Ci sono persone che credono ancora ai filtri magici e ai
ciarlatani. Arrestato su ordine della
Procura il sedicente mago Hermes
Ha drogato e violentato una sua paziente
Arrestato e chiuso in cella di isolamento
In data 17 luglio 2020, personale dei Carabinieri della
stazione di Maddaloni ha dato esecuzione ad
un'ordinanza di
custodia cautelare in carcere emessa dal Tribunale di S. Maria Capua Vetere, su
richiesta di questa Procura della Repubblica, nei confronti di V.D.M., di 66
anni, noto anche come "mago
Ermes", ritenuto responsabile di violenza sessuale aggravata dall'utilizzo
di sostanze narcotiche ai danni di una sua cliente, persona residente in
Napoli.
L'indagine traeva origine da una segnalazione giunta ai
Carabinieri, nel luglio 2019, ad opera
dai
sanitari dell'Ospedale Maddaloni e di quelli dell'Ospedale
San Paolo di Napoli.
Emergeva infatti che, dopo una cena a casa dell'uomo, il
mattino seguente la donna si era svegliata nella predetta abitazione,
intorpidita, senza ricordare nulla della sera precedente. Messasi alla guida
del proprio veicolo per fare ritorno a casa, veniva in più occasioni colpita da
improvvise perdite di sensi, uscendo di strada per ben due volte con la propria
automobile, venendo conseguentemente due volte ricoverata nei citati presidi
ospedalieri dove, all'esito delle prime
analisi, le venivano riscontrate tracce di benzodiazepine, sia nel sangue che
nelle urine.
Una volta allertate le autorità dagli stessi sanitari,
venivano disposte immediatamente le indagini necessarie a far luce sulla
vicenda, tra cui gli opportuni prelievi volti ad evidenziare la presenza di
tracce biologiche, rilevanti per accertare un possibile abuso sessuale.
Veniva escussa la vittima, sua figlia - fonte rilevante per corroborare lo stato
confusionale della
madre, nella mattinata
-, esperite intercettazioni ambientali
ed analizzato lo
smart-phone poi sequestrato all'indagato.

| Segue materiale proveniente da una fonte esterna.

template <class BS>
DN_HD_INLINE int scan_key_sig(CursorT<BS>& c, uint64_t parent,
                              uint64_t& sig_out, bool dot_splits) {
  uint32_t p = c.pos, end = c.end;
  uint32_t comp_s = p;
  uint32_t hashed = p;
  uint64_t sig = parent;
  bool saw_dot = false;
  while (true) {
    while (p + 8 <= end) {
      uint64_t w = c.B.load8(p);
      uint64_t m = str_special_mask(w);
      if (dot_splits) m |= hz8(w ^ 0x2E2E2E2E2E2E2E2Eull);
      if (m == 0) {
        if (p == hashed) {
          sig = sig_word(sig, w);
          hashed = p + 8;
        }
        p += 8;
        continue;
      }
      p += ((uint32_t)DN_FFSLL((unsigned long long)m) - 1) >> 3;
      break;
    }
    if (p >= end) return 0;
    uint8_t b = c.B.at(p);
    if (b == '"') {
      sig_out = sig_comp_finish(c.B, sig, hashed, comp_s, p);
      c.pos = p + 1;
      return saw_dot ? 2 : 1;
    }
    if (b == '.') {
      if (dot_splits) {
        sig = sig_comp_finish(c.B, sig, hashed, comp_s, p);
        comp_s = p + 1;
        hashed = p + 1;
        saw_dot = true;
      }
      p++;
      continue;
    }
    if (b == '\\') {
      c.pos = p;
      uint32_t o, l;
      if (!scan_string_fast(c, o, l)) return 0;
      sig_out = 0x1ull;
      return 1;
    }
    if (b < 0x20) return 0;
    p++;
  }
}


DN_HD_INLINE double scale10(uint64_t mant, long ex) {
  return dn_dec2dbl(mant, ex, P10_TBL);
}

struct NumOut { double v; bool ok; };

template <class BS>
DN_HD_INLINE int scan_digit_run(CursorT<BS>& c, uint64_t& mant, int& ndig,
                                int& extra) {
  int total = 0;
  while (!c.eof()) {
    uint64_t w = c.word_at(c.pos);
    uint64_t t = w ^ 0x3030303030303030ull;
    uint64_t nd = ((t + 0x7676767676767676ull) | t)
                  & 0x8080808080808080ull;
    uint32_t n = nd ? (((uint32_t)DN_FFSLL((long long)nd) - 1) >> 3)
                    : 8u;
    uint32_t avail = c.end - c.pos;
    if (n > avail) n = avail;
    if (n == 0) break;
    if (n == 8 && mant != 0 && ndig + 8 <= 19) {
      uint64_t pairs = (t * ((10ull << 8) + 1)) >> 8;
      uint64_t quads = ((pairs & 0x00FF00FF00FF00FFull)
                        * ((100ull << 16) + 1)) >> 16;
      uint64_t v8 = ((quads & 0x0000FFFF0000FFFFull)
                     * ((10000ull << 32) + 1)) >> 32;
      mant = mant * 100000000ull + (uint32_t)v8;
      ndig += 8;
    } else {
      for (uint32_t k = 0; k < n; k++) {
        uint32_t d = (uint32_t)(w >> (8 * k)) & 0xFF;
        if (ndig < 19) {
          mant = mant * 10u + (d - '0');
          ndig += (mant != 0);
        } else extra++;
      }
    }
    c.pos += n;
    total += (int)n;
    if (n < 8) break;
  }
  return total;
}

template <class BS>
DN_HD_INLINE NumOut parse_json_number(CursorT<BS>& c) {
  NumOut out; out.ok = false; out.v = 0.0;
  bool neg = false;
  if (!c.eof() && c.peek() == '-') { neg = true; c.pos++; }
  if (c.eof()) return out;
  uint64_t mant = 0;
  int ndig = 0, extra_exp = 0;
  uint8_t b = c.peek();
  if (b == '0') {
    c.pos++;
    if (!c.eof()) { uint8_t nb = c.peek(); if (nb >= '0' && nb <= '9') return out; }
  } else if (b >= '1' && b <= '9') {
    scan_digit_run(c, mant, ndig, extra_exp);
  } else {
    return out;
  }
  if (!c.eof() && c.peek() == '.') {
    c.pos++;
    int fdig = 0, fex = 0;
    fdig = scan_digit_run(c, mant, ndig, fex);
    extra_exp -= (fdig - fex);
    if (fdig == 0) return out;
  }
  int esign = 1; long e10 = 0;
  if (!c.eof() && (c.peek() == 'e' || c.peek() == 'E')) {
    c.pos++;
    if (!c.eof() && (c.peek() == '+' || c.peek() == '-')) {
      if (c.peek() == '-') esign = -1;
      c.pos++;
    }
    int edig = 0;
    while (!c.eof()) {
      uint8_t d = c.peek();
      if (d < '0' || d > '9') break;
      c.pos++;
      if (e10 < 100000) e10 = e10 * 10 + (d - '0');
      edig++;
    }
    if (edig == 0) return out;
  }
  long exp10 = esign * e10 + extra_exp;
  double v = scale10(mant, exp10);
  out.v = neg ? -v : v;
  out.ok = true;
  return out;
}

DN_HD_INLINE bool raw_ws(uint8_t b) {
  return b == ' ' || b == '\t' || b == '\r' || b == '\n' || b == '\f' ||
         b == '\v';
}

template <class BS>
DN_HD_INLINE uint32_t ws_escape_at(BS BV, uint32_t off, uint32_t p, uint32_t j,
                                   bool py_ws) {
  if (p + 2 > j || BV.at(off + p) != '\\') return 0;
  uint8_t e = BV.at(off + p + 1);
  if (e == 't' || e == 'n' || e == 'r' || e == 'f') return 2;
  if (e != 'u' || p + 6 > j) return 0;
  uint32_t cp = 0;
  for (int k = 2; k < 6; k++) {
    uint8_t x = BV.at(off + p + k);
    uint32_t d;
    if (x >= '0' && x <= '9') d = x - '0';
    else if (x >= 'a' && x <= 'f') d = x - 'a' + 10;
    else if (x >= 'A' && x <= 'F') d = x - 'A' + 10;
    else return 0;
    cp = cp * 16 + d;
  }
  bool ws = (cp >= 0x09 && cp <= 0x0D) || cp == 0x20 || cp == 0xA0 ||
            cp == 0x1680 || (cp >= 0x2000 && cp <= 0x200A) ||
            cp == 0x2028 || cp == 0x2029 || cp == 0x202F ||
            cp == 0x205F || cp == 0x3000 ||
            (py_ws ? ((cp >= 0x1C && cp <= 0x1F) || cp == 0x85)
                   : cp == 0xFEFF);
  return ws ? 6u : 0u;
}

template <class BS>
DN_HD_INLINE uint64_t trim_escaped_ws(BS BV, uint32_t off, uint32_t i,
                                      uint32_t j, bool py_ws) {
  while (i < j) {
    if (raw_ws(BV.at(off + i))) { i++; continue; }
    uint32_t n = ws_escape_at(BV, off, i, j, py_ws);
    if (n == 0) break;
    i += n;
  }
  while (j > i) {
    if (raw_ws(BV.at(off + j - 1))) { j--; continue; }
    uint32_t n = 0;
    if (j - i >= 2 && ws_escape_at(BV, off, j - 2, j, py_ws) == 2) n = 2;
    else if (j - i >= 6 && ws_escape_at(BV, off, j - 6, j, py_ws) == 6) n = 6;
    if (n == 0) break;
    uint32_t run = 0;
    for (uint32_t k = j - n; k > i && BV.at(off + k - 1) == '\\'; k--) run++;
    if (run & 1) break;
    j -= n;
  }
  return (uint64_t)i | ((uint64_t)j << 32);
}

template <class BS>
DN_HD_INLINE void trim_ws(BS BV, uint32_t off, uint32_t& i, uint32_t& j,
                          bool py_ws) {
  while (i < j && raw_ws(BV.at(off + i))) i++;
  while (j > i && raw_ws(BV.at(off + j - 1))) j--;
  if (j - i >= 2 &&
      (BV.at(off + i) == '\\' || BV.at(off + j - 2) == '\\' ||
       (j - i >= 6 && BV.at(off + j - 6) == '\\')))
  {
    uint64_t ij = trim_escaped_ws(BV, off, i, j, py_ws);
    i = (uint32_t)ij;
    j = (uint32_t)(ij >> 32);
  }
}

template <class BS>
DN_HD_INLINE double js_to_number(BS BV, uint32_t off, uint32_t len) {
  uint32_t i = 0, j = len;
  trim_ws(BV, off, i, j, false);
  if (i == j) return 0.0;
  const double NAN_ = __builtin_nan("");
  uint32_t p = i;
  bool neg = false;
  if (BV.at(off+p) == '+' || BV.at(off+p) == '-') { neg = BV.at(off+p) == '-'; p++; }
  if (p == j) return NAN_;
  if (BV.at(off+p) == 'I') {
    const char* inf = "Infinity";
    if (j - p == 8) {
      for (int k = 0; k < 8; k++) if (BV.at(off+p+k) != (uint8_t)inf[k]) return NAN_;
      return neg ? -__builtin_inf() : __builtin_inf();
    }
    return NAN_;
  }
  if (j - p > 2 && BV.at(off+p) == '0' &&
      (BV.at(off+p+1) == 'x' || BV.at(off+p+1) == 'X')) {
    if (p != i) return NAN_;
    uint64_t v = 0; int shift4 = 0; bool sticky = false;
    for (uint32_t k = p + 2; k < j; k++) {
      uint8_t b = BV.at(off+k);
      uint32_t d;
      if (b >= '0' && b <= '9') d = b - '0';
      else if (b >= 'a' && b <= 'f') d = b - 'a' + 10;
      else if (b >= 'A' && b <= 'F') d = b - 'A' + 10;
      else return NAN_;
      if (v >> 60) { shift4++; sticky |= (d != 0); }
      else v = v * 16u + d;
    }
    if (sticky) v |= 1;
    double r = (double)v;
    for (; shift4 > 0 && r < __builtin_inf(); shift4--) r *= 16.0;
    return r;
  }
  uint64_t mant = 0; int ndig = 0, extra = 0; bool any = false;
  while (p < j && BV.at(off+p) >= '0' && BV.at(off+p) <= '9') {
    if (ndig < 19) { mant = mant * 10 + (BV.at(off+p)-'0'); ndig += (mant != 0); }
    else extra++;
    p++; any = true;
  }
  if (p < j && BV.at(off+p) == '.') {
    p++;
    while (p < j && BV.at(off+p) >= '0' && BV.at(off+p) <= '9') {
      if (ndig < 19) { mant = mant * 10 + (BV.at(off+p)-'0'); ndig += (mant != 0); extra--; }
      p++; any = true;
    }
  }
  if (!any) return NAN_;
  long e10 = 0; int es = 1;
  if (p < j && (BV.at(off+p) == 'e' || BV.at(off+p) == 'E')) {
    p++;
    if (p < j && (BV.at(off+p) == '+' || BV.at(off+p) == '-')) {
      if (BV.at(off+p) == '-') es = -1;
      p++;
    }
    if (p >= j) return NAN_;
    while (p < j && BV.at(off+p) >= '0' && BV.at(off+p) <= '9') {
      if (e10 < 100000) e10 = e10 * 10 + (BV.at(off+p)-'0');
      p++;
    }
  }
  if (p != j) return NAN_;
  long ex = es * e10 + extra;
  double v = scale10(mant, ex);
  return neg ? -v : v;
}


DN_HD_INLINE bool finite_num(double v) {
  return __builtin_fabs(v) < __builtin_inf();
}

DN_HD_INLINE double bucket_ordinal(int kind, double num, double step) {
  if (kind == BUCKET_P2) {
    if (!(num >= 1.0)) return 0.0;
    uint64_t bits = DN_DOUBLE_AS_LL(num);
    return (double)((int)((bits >> 52) & 0x7FF) - 1023 + 1);
  }
  return __builtin_floor(num / step);
}

DN_HD_INLINE bool ord_is_small(double ordf) {
  return ordf >= -(double)ORD_BIAS && ordf < (double)ORD_BIAS;
}


DN_HD_INLINE long days_from_civil(long y, long m, long d) {
  y -= m <= 2;
  long era = (y >= 0 ? y : y - 399) / 400;
  long yoe = y - era * 400;
  long doy = (153 * (m + (m > 2 ? -3 : 9)) + 2) / 5 + d - 1;
  long doe = yoe * 365 + yoe / 4 - yoe / 100 + doy;
  return era * 146097 + doe - 719468;
}

struct DateOut { long long ms; bool ok; };

DN_HD_INLINE bool is_leap(long y) {
  return (y % 4 == 0) && ((y % 100 != 0) || (y % 400 == 0));
}

template <class BS>
DN_HD_INLINE DateOut parse_iso_ms(BS BV, uint32_t off, uint32_t len) {
  DateOut out; out.ok = false; out.ms = 0;
  uint32_t i = 0, j = len;
  trim_ws(BV, off, i, j, true);
  uint32_t p = i;
  auto digits = [&](int n, long& v) -> bool {
    v = 0;
    for (int k = 0; k < n; k++) {
      if (p >= j) return false;
      uint8_t b = BV.at(off+p);
      if (b < '0' || b > '9') return false;
      v = v * 10 + (b - '0');
      p++;
    }
    return true;
  };
  long year, month = 1, day = 1, hh = 0, mm = 0, ss = 0, ms = 0;
  if (!digits(4, year)) return out;
  bool have_time = false;
  if (p < j && BV.at(off+p) == '-') {
    p++;
    if (!digits(2, month)) return out;
    if (p < j && BV.at(off+p) == '-') {
      p++;
      if (!digits(2, day)) return out;
      if (p < j && (BV.at(off+p) == 'T' || BV.at(off+p) == ' ')) {
        p++;
        if (!digits(2, hh)) return out;
        if (p >= j || BV.at(off+p) != ':') return out;
        p++;
        if (!digits(2, mm)) return out;
        have_time = true;
        if (p < j && BV.at(off+p) == ':') {
          p++;
          if (!digits(2, ss)) return out;
          if (p < j && BV.at(off+p) == '.') {
            p++;
            int nd = 0; long frac = 0;
            while (p < j && BV.at(off+p) >= '0' && BV.at(off+p) <= '9' && nd < 9) {
              if (nd < 3) frac = frac * 10 + (BV.at(off+p) - '0');
              nd++; p++;
            }
            if (nd == 0) return out;
            while (nd < 3) { frac *= 10; nd++; }
            ms = frac;
          }
        }
      }
    }
  }
  long tz_off_min = 0;
  if (have_time && p < j) {
    uint8_t b = BV.at(off+p);
    if (b == 'Z') { p++; }
    else if (b == '+' || b == '-') {
      int sign = (b == '+') ? 1 : -1;
      p++;
      long th, tm;
      if (!digits(2, th)) return out;
      if (p < j && BV.at(off+p) == ':') p++;
      if (!digits(2, tm)) return out;
      tz_off_min = sign * (th * 60 + tm);
    }
  }
  if (p != j) return out;
  if (month < 1 || month > 12) return out;
  long dim = DIM_TBL[month-1] + ((month == 2 && is_leap(year)) ? 1 : 0);
  if (day < 1 || day > dim) return out;
  if (hh > 24 || mm > 59 || ss > 59) return out;
  if (hh == 24 && (mm || ss || ms)) return out;
  long days = days_from_civil(year, month, day);
  long long total = ((days * 24 + hh) * 60 + mm) * 60 + ss;
  out.ms = total * 1000 + ms - (long long)tz_off_min * 60000;
  out.ok = true;
  return out;
}


DN_HD_INLINE int hexval4(uint8_t x) {
  if (x >= '0' && x <= '9') return x - '0';
  if (x >= 'a' && x <= 'f') return x - 'a' + 10;
  if (x >= 'A' && x <= 'F') return x - 'A' + 10;
  return -1;
}

template <class BS>
DN_HD_INLINE int unesc_next(BS d, uint32_t fo, uint32_t fl,
                            uint32_t& i, uint32_t& out) {
  uint8_t b = d.at(fo + i);
  if (b != '\\') { i++; out = b; return 1; }
  if (i + 2 > fl) return 0;
  uint8_t e = d.at(fo + i + 1);
  i += 2;
  switch (e) {
    case '"':  out = '"';  return 1;
    case '\\': out = '\\'; return 1;
    case '/':  out = '/';  return 1;
    case 'b':  out = 8;    return 1;
    case 'f':  out = 12;   return 1;
    case 'n':  out = 10;   return 1;
    case 'r':  out = 13;   return 1;
    case 't':  out = 9;    return 1;
    case 'u':  break;
    default:   return 0;
  }
  if (i + 4 > fl) return 0;
  uint32_t cp = 0;
  for (int k = 0; k < 4; k++) {
    int h = hexval4(d.at(fo + i + k));
    if (h < 0) return 0;
    cp = cp * 16 + (uint32_t)h;
  }
  i += 4;
  if (cp >= 0xD800 && cp < 0xDC00 && i + 6 <= fl &&
      d.at(fo + i) == '\\' && d.at(fo + i + 1) == 'u') {
    uint32_t lo = 0;
    bool ok = true;
    for (int k = 0; k < 4; k++) {
      int h = hexval4(d.at(fo + i + 2 + k));
      if (h < 0) { ok = false; break; }
      lo = lo * 16 + (uint32_t)h;
    }
    if (ok && lo >= 0xDC00 && lo < 0xE000) {
      cp = 0x10000 + ((cp - 0xD800) << 10) + (lo - 0xDC00);
      i += 6;
    }
  }
  if (cp < 0x80) { out = cp; return 1; }
  if (cp < 0x800) {
    out = (0xC0 | (cp >> 6)) | ((0x80u | (cp & 63)) << 8);
    return 2;
  }
  if (cp < 0x10000) {
    out = (0xE0 | (cp >> 12)) | ((0x80u | ((cp >> 6) & 63)) << 8)
          | ((0x80u | (cp & 63)) << 16);
    return 3;
  }
  out = (0xF0 | (cp >> 18)) | ((0x80u | ((cp >> 12) & 63)) << 8)
        | ((0x80u | ((cp >> 6) & 63)) << 16)
        | ((0x80u | (cp & 63)) << 24);
  return 4;
}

Dal complesso degli elementi acquisiti emergeva il vile
approfittamento, da parte dell'indagato,
dello stato di fragilità della donna: l'uomo,
dopo aver acquisito un particolare ascendente sulla vittima, garantendole
la risoluzione di problemi sentimentali
attraverso rituali e
sortilegi, la induceva a consegnargli
somme di denaro e, successivamente, la induceva vanamente ad avere con lui
rapporti sessuali.
A fronte dei continui rifiuti, l'indagato riusciva ad
invitare la donna a casa e offrendole un aperitivo in cui aveva già sciolto del
narcotico (la stessa sostanza che veniva individuava nel sangue e nelle urine
della vittima, in quantità tali da cagionarle la perdita dei sensi), le
procurava uno stato di incapacità, per poi violentarla.
La consulenza genetica consentiva di estrarre il DNA
dell'uomo dai prelievi operati sul corpo e su un indumento intimo della
vittima.
Una volta avuta contezza dell'esito delle analisi, e quindi la certezza
dell'abuso subito, la donna
sporgeva querela nei confronti dell'arrestato.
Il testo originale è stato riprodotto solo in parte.